Your instructions: From the records below, copy each line that has the word "prefetch" in it.

======== Records for this task

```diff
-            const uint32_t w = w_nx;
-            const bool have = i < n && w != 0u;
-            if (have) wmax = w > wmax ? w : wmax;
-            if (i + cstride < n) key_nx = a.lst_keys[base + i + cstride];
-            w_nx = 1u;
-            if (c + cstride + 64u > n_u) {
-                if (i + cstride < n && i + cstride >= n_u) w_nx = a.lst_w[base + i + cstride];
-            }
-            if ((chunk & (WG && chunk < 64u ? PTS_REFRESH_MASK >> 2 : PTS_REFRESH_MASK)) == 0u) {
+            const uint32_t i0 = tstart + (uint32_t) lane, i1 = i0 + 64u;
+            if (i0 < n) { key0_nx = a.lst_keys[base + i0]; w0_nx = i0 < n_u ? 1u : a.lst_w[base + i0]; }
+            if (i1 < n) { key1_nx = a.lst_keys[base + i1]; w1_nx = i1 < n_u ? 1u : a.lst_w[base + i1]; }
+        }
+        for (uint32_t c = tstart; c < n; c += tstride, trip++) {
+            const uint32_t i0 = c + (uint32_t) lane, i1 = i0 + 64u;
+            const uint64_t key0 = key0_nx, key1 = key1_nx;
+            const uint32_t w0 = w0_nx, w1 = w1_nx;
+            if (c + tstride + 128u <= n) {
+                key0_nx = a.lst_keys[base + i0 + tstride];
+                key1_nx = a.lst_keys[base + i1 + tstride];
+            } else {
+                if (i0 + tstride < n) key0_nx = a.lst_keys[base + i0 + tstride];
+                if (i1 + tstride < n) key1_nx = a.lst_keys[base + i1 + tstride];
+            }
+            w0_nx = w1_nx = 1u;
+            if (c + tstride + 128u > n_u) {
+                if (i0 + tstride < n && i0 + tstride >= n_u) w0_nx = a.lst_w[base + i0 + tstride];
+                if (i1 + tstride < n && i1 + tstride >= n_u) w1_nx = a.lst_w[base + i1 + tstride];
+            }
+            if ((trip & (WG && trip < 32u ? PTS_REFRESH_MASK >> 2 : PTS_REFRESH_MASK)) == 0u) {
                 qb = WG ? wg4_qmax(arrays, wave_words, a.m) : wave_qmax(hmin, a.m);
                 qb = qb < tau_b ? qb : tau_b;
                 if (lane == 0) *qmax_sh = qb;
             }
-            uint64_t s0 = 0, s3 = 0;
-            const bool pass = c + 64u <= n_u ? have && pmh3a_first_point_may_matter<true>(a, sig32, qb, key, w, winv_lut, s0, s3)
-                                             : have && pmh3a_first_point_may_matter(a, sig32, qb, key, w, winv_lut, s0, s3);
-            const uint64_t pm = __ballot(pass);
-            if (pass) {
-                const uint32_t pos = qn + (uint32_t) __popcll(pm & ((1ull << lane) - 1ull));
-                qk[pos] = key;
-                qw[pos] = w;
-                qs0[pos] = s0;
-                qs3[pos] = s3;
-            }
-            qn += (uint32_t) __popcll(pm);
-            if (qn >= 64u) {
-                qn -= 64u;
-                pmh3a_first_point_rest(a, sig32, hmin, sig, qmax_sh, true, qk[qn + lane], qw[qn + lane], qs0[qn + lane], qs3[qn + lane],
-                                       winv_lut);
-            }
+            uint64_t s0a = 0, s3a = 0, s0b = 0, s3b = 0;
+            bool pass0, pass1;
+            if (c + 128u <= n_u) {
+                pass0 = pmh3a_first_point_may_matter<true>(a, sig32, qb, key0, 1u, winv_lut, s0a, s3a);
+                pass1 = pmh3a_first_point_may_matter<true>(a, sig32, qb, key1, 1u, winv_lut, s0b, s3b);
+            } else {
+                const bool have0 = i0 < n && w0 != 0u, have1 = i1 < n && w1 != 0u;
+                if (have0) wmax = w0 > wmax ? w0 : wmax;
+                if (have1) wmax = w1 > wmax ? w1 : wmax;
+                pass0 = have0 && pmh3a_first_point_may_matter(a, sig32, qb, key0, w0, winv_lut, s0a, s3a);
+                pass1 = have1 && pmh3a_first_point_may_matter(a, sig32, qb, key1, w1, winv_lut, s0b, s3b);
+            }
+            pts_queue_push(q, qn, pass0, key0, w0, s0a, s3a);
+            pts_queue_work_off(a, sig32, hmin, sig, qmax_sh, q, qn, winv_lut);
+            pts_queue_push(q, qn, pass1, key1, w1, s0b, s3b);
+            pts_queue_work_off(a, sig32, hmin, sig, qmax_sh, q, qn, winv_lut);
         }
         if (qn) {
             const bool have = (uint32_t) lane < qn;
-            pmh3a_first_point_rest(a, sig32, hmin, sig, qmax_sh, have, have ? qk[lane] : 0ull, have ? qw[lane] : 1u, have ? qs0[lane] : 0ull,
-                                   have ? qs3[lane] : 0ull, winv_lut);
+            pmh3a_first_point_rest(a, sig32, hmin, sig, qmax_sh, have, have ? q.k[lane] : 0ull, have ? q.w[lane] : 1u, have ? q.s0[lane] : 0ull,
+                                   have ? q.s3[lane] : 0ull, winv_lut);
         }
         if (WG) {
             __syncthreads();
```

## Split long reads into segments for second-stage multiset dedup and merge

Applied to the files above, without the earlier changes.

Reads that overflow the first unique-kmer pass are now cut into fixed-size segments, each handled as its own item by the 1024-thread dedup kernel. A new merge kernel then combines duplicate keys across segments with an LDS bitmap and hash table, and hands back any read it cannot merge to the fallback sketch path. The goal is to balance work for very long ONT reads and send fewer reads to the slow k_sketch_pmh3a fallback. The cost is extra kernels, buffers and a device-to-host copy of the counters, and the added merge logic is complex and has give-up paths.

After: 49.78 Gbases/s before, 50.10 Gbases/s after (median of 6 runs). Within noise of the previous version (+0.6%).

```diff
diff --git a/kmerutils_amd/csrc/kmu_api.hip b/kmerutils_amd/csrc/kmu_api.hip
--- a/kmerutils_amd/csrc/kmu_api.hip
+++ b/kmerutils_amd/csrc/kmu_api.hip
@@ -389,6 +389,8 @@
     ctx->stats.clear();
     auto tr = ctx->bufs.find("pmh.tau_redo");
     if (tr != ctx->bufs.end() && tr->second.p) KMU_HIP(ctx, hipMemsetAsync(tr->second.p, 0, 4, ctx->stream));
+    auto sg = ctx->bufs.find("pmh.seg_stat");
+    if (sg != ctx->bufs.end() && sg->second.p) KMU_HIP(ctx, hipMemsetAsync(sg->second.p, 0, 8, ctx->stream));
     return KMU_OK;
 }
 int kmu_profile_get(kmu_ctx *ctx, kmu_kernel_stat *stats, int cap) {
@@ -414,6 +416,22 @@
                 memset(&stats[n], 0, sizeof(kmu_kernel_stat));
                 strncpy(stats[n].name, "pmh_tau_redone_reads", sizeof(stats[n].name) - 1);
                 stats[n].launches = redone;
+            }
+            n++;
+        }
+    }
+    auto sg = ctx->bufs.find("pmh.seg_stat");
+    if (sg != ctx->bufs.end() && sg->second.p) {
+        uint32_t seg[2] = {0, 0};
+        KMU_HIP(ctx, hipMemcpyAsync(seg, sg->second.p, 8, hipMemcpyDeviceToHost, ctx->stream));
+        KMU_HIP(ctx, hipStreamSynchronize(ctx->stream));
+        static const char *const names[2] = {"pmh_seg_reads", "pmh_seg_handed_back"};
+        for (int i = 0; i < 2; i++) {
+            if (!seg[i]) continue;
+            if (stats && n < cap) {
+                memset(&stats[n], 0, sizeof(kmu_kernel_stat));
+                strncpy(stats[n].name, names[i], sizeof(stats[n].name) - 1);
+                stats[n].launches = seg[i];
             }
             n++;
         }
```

================
======== Records for this task

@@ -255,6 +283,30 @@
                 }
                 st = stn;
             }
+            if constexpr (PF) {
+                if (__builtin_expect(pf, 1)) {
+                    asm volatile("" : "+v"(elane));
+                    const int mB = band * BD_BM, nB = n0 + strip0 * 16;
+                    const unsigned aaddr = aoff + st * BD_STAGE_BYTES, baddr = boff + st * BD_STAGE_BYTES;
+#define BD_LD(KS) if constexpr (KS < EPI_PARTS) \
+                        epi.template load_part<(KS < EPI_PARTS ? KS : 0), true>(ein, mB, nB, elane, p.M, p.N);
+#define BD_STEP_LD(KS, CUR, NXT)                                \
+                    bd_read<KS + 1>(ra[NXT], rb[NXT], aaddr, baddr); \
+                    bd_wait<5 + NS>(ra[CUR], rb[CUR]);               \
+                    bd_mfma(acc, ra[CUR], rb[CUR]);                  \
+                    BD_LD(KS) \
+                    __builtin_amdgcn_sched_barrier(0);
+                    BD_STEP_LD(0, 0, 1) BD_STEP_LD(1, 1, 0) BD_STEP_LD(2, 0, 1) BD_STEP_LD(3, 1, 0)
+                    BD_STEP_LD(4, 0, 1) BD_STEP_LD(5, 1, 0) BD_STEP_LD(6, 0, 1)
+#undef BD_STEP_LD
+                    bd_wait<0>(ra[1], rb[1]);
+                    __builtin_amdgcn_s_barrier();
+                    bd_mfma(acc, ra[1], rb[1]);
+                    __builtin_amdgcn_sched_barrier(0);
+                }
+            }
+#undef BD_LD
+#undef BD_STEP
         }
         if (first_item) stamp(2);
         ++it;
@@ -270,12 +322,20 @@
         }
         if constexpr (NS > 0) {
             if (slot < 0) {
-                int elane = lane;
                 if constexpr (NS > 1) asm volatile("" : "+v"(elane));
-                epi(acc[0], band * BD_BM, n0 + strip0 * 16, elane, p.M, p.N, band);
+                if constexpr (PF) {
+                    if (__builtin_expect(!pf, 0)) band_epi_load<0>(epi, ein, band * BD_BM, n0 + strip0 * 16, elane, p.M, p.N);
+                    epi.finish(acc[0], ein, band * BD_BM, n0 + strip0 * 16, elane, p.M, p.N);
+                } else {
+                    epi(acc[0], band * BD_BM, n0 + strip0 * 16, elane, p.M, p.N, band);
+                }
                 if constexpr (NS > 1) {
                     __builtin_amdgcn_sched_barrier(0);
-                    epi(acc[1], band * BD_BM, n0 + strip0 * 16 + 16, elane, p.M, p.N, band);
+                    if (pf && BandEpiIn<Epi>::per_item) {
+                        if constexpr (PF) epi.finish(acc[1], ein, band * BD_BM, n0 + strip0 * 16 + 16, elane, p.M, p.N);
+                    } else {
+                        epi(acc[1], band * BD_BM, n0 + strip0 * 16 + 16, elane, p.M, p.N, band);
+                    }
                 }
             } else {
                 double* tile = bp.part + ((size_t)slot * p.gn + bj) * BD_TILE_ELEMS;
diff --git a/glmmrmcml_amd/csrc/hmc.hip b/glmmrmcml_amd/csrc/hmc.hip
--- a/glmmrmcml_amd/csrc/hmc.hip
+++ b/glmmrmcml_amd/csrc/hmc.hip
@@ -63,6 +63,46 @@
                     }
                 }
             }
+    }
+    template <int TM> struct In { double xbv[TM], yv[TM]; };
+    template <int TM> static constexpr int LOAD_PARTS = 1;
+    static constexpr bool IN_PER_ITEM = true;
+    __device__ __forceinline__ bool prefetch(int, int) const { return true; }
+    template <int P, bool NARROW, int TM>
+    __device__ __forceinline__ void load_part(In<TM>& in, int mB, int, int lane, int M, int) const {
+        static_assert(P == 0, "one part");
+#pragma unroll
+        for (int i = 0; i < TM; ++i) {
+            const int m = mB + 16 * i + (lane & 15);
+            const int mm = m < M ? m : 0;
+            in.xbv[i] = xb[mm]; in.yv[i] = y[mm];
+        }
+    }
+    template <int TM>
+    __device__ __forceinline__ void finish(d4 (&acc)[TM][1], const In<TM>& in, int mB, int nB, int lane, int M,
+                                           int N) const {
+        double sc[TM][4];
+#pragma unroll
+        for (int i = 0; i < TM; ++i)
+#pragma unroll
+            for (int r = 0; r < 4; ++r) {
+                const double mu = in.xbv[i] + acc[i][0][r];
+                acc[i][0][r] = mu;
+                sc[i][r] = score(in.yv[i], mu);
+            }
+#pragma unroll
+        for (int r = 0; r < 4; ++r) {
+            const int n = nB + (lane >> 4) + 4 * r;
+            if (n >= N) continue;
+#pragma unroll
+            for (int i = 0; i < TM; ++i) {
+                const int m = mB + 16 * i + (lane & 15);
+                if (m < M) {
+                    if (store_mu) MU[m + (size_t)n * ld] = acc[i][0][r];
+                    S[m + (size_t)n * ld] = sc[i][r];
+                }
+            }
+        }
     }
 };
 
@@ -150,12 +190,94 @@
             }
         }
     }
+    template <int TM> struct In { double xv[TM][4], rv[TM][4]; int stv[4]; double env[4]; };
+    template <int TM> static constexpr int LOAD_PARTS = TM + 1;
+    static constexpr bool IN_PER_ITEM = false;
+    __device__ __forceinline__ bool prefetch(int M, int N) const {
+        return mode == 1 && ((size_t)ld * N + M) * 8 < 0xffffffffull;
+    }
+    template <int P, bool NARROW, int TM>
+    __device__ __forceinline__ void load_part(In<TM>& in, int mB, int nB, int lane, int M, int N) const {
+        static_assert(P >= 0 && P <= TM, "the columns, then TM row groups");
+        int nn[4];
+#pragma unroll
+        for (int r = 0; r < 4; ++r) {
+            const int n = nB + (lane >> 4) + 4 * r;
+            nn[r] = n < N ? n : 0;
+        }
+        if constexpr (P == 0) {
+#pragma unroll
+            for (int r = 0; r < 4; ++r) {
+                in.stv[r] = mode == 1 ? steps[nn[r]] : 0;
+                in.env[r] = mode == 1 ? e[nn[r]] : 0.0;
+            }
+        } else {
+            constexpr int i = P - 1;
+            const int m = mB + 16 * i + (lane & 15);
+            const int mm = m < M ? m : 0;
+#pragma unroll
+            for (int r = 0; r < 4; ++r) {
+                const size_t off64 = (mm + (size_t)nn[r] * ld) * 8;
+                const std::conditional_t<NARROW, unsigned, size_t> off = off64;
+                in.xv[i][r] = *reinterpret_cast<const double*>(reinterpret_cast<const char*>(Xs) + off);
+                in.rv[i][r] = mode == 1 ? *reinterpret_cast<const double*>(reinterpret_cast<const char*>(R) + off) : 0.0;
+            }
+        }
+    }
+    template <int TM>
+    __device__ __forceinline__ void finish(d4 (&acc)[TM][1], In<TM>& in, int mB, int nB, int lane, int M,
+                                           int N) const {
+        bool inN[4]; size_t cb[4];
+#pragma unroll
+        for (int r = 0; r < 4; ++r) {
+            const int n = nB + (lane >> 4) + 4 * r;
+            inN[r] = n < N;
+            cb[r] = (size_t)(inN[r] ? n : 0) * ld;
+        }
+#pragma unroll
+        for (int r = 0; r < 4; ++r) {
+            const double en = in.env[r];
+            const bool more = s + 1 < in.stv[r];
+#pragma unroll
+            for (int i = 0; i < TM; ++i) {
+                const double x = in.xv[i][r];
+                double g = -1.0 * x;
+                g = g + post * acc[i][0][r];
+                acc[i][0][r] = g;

================

Exercise output:
+    __device__ __forceinline__ bool prefetch(int, int) const { return true; }
+    __device__ __forceinline__ bool prefetch(int M, int N) const {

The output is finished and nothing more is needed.